*** Opening of Raw data ***

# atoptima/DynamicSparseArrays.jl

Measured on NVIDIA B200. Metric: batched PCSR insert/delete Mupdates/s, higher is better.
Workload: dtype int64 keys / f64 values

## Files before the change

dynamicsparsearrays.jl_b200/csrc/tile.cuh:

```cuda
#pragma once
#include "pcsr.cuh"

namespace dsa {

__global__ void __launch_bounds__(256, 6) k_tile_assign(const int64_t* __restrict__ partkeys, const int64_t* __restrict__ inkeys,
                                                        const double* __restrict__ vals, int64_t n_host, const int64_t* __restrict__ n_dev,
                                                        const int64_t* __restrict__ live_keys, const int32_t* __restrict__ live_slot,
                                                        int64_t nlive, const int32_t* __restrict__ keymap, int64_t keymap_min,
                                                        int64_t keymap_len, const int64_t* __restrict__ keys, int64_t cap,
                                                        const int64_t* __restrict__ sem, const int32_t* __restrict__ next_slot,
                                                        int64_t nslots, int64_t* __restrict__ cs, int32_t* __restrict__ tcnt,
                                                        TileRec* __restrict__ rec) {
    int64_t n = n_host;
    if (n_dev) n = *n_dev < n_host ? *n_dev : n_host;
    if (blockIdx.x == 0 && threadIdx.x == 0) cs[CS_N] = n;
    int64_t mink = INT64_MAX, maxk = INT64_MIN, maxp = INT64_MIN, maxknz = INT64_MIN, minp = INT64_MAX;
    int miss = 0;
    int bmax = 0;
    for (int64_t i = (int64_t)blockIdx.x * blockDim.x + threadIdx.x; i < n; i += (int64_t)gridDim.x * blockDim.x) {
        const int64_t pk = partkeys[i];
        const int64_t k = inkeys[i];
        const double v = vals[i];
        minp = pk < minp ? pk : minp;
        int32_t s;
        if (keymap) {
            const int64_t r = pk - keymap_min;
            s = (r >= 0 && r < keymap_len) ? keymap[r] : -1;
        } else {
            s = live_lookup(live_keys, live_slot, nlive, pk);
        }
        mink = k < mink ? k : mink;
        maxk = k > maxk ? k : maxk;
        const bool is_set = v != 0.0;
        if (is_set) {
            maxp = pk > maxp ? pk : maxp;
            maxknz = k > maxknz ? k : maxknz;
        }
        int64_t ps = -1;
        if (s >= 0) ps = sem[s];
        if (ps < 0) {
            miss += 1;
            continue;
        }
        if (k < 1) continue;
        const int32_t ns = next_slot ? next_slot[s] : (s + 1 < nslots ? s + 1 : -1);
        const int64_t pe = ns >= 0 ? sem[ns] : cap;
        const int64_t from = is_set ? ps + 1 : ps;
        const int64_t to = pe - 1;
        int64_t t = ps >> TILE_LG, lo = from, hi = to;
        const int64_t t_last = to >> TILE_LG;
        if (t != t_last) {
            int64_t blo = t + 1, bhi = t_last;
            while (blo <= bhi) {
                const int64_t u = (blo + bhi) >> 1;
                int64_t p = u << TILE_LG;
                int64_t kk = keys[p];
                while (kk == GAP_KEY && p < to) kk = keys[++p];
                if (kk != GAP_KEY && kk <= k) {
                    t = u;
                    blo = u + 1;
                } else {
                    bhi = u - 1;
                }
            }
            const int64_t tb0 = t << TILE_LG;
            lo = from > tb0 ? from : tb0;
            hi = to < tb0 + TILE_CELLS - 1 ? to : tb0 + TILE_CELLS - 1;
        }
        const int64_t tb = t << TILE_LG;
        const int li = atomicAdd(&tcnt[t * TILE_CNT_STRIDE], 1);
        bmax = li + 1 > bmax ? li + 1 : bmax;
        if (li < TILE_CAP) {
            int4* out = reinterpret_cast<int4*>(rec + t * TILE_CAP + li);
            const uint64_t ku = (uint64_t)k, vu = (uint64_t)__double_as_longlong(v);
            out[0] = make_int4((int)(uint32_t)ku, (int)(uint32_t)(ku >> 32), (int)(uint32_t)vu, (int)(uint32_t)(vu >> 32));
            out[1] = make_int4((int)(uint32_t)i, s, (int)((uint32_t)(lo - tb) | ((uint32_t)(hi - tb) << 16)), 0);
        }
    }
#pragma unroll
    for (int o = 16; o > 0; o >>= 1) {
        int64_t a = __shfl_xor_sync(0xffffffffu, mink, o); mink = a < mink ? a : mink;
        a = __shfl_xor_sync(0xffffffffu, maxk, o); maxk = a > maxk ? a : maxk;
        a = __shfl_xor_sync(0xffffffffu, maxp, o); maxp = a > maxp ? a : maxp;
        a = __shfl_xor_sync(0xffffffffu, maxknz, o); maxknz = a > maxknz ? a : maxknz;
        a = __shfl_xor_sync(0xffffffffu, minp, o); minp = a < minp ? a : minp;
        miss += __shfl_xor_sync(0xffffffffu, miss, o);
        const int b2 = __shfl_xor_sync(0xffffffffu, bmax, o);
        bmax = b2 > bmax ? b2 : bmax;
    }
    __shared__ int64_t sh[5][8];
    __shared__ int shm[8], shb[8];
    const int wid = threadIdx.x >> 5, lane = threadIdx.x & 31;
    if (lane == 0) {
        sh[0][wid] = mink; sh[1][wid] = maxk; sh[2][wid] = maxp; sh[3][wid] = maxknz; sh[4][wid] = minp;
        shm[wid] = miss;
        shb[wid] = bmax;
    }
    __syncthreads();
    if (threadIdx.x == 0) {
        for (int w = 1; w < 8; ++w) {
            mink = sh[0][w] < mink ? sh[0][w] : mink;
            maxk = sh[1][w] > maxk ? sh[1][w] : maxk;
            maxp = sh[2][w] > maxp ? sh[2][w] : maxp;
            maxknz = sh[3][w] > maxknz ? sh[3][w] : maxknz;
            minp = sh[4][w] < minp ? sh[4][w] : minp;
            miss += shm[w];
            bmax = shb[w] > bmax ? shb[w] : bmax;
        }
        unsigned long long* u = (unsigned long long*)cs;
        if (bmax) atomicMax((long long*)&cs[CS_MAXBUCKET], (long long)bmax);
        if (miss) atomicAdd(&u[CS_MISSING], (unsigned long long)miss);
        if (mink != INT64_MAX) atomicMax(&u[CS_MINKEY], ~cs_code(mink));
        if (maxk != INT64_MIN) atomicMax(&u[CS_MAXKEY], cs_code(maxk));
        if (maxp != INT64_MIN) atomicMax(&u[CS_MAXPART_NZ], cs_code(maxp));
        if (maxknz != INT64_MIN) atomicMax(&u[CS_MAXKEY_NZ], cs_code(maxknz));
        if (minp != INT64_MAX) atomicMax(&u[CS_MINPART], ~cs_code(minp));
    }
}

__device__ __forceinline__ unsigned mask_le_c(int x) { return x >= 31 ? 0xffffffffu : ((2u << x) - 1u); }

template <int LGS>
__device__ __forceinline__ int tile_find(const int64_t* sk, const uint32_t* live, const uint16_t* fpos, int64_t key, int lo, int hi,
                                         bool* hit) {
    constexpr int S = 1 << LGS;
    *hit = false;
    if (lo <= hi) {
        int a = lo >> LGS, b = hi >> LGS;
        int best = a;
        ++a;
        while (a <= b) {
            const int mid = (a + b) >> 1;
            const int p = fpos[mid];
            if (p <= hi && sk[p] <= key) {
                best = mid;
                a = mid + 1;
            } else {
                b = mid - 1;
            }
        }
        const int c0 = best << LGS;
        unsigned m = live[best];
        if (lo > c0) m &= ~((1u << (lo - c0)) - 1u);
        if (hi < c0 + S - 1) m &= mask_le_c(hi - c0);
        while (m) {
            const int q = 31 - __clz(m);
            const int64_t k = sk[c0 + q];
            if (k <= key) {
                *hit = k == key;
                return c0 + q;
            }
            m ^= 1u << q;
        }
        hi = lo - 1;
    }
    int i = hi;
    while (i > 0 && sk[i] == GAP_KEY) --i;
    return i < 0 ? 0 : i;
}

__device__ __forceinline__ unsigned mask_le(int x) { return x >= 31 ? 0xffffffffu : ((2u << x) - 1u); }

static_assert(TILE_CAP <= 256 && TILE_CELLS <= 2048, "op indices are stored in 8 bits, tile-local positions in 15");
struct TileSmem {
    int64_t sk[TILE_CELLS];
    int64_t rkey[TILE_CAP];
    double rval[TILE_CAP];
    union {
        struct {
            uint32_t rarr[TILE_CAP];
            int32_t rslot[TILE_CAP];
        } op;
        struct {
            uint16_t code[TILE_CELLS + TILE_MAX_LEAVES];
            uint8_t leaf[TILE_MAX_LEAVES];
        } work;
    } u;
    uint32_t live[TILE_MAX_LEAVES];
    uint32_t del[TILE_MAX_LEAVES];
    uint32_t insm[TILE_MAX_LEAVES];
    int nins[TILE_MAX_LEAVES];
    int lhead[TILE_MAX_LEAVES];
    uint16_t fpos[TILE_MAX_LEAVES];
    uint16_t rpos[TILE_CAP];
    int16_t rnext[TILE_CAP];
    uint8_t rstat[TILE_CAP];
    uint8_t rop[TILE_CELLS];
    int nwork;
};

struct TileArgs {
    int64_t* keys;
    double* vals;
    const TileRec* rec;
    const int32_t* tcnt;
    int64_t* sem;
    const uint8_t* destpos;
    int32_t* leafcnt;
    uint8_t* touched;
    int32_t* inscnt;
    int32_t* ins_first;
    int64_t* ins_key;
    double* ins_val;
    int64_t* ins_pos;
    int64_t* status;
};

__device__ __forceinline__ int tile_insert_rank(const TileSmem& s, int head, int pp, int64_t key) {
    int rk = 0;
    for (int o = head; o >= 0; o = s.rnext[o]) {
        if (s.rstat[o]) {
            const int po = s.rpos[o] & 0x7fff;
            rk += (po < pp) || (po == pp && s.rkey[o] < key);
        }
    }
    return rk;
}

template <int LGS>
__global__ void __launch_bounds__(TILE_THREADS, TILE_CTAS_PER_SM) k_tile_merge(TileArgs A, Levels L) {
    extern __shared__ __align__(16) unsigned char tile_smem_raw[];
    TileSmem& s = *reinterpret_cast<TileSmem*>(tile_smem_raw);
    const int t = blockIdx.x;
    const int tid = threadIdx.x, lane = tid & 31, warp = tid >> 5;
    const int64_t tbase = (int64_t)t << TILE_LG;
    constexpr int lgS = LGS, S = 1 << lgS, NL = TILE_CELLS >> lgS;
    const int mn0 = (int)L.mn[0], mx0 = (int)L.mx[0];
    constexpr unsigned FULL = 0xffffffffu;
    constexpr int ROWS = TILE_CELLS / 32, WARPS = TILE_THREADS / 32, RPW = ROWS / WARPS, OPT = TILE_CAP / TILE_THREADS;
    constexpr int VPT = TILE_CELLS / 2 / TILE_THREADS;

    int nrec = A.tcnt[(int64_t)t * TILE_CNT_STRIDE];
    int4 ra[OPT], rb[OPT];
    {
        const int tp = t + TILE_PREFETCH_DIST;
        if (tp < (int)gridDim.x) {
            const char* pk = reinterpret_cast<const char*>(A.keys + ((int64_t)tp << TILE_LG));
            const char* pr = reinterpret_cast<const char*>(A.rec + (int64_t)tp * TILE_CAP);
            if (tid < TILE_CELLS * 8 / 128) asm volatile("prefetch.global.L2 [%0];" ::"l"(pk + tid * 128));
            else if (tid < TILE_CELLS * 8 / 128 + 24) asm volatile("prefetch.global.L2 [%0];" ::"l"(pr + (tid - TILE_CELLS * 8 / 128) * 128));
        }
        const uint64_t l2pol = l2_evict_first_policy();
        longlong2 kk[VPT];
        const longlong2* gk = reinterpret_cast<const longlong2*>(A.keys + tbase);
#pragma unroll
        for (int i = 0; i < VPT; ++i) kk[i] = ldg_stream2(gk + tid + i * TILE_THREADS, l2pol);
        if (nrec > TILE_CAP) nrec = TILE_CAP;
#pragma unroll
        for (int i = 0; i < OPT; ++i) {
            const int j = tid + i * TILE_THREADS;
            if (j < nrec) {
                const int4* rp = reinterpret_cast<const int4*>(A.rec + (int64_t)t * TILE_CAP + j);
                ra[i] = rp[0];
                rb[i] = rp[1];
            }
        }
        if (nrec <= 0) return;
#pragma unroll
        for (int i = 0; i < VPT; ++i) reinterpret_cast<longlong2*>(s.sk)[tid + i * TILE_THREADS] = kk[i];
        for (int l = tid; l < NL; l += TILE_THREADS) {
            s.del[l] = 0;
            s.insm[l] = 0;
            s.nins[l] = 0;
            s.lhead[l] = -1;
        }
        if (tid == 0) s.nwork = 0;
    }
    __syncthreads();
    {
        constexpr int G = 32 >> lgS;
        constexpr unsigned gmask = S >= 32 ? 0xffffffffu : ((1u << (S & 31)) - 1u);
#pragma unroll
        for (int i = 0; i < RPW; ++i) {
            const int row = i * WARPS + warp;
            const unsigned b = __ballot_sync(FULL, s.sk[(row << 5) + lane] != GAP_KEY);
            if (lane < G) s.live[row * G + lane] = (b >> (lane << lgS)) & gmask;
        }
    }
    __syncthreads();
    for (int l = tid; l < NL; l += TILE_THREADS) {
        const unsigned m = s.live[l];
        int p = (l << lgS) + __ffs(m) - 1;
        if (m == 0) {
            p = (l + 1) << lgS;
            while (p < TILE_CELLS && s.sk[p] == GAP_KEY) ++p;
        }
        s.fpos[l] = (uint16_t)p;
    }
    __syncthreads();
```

*** Close of Raw data ***
*** Opening of Raw data ***

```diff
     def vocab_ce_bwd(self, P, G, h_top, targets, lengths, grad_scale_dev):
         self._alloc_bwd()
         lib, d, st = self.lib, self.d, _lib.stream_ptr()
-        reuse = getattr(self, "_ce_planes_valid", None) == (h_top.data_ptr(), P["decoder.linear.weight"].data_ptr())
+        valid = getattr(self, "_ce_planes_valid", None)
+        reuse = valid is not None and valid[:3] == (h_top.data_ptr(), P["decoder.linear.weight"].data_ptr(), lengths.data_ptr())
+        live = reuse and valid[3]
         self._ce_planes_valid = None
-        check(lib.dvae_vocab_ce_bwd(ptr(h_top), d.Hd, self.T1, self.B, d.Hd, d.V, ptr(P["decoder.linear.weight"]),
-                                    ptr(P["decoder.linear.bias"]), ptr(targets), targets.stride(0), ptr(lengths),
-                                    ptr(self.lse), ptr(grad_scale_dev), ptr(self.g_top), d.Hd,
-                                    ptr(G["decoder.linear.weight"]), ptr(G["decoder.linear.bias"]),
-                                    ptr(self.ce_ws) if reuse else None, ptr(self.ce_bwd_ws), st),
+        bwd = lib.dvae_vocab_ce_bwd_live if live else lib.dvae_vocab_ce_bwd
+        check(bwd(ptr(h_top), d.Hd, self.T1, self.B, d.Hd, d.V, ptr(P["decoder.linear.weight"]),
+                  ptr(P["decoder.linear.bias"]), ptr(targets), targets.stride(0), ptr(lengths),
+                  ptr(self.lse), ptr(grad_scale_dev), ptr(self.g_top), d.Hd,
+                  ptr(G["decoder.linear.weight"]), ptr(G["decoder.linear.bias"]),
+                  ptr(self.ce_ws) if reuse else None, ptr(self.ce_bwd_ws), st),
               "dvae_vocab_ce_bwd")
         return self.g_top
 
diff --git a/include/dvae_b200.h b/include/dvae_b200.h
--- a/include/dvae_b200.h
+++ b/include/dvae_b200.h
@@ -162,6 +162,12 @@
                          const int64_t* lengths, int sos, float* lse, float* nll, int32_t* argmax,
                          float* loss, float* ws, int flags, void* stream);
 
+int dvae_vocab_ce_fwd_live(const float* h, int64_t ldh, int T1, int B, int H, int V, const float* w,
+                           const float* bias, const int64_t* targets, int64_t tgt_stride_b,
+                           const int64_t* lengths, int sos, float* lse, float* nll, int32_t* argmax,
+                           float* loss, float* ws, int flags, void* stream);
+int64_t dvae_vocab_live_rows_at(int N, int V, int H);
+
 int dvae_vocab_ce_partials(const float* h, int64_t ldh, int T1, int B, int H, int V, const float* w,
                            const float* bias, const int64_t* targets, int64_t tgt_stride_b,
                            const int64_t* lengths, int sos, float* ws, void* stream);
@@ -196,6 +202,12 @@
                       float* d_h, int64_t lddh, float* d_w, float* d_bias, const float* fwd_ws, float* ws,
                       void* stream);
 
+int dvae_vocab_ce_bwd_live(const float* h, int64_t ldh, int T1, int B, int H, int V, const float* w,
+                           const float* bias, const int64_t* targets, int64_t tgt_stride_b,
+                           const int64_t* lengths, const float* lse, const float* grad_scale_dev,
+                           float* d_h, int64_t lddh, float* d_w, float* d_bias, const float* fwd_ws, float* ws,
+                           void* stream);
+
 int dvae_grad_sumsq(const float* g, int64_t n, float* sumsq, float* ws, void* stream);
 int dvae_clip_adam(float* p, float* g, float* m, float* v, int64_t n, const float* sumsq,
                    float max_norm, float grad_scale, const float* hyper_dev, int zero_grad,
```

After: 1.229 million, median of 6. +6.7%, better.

*** Close of Raw data ***

Counting only those lines of the data above where the word "insm" appears, give the number and nothing more.

» **Your solution**:
2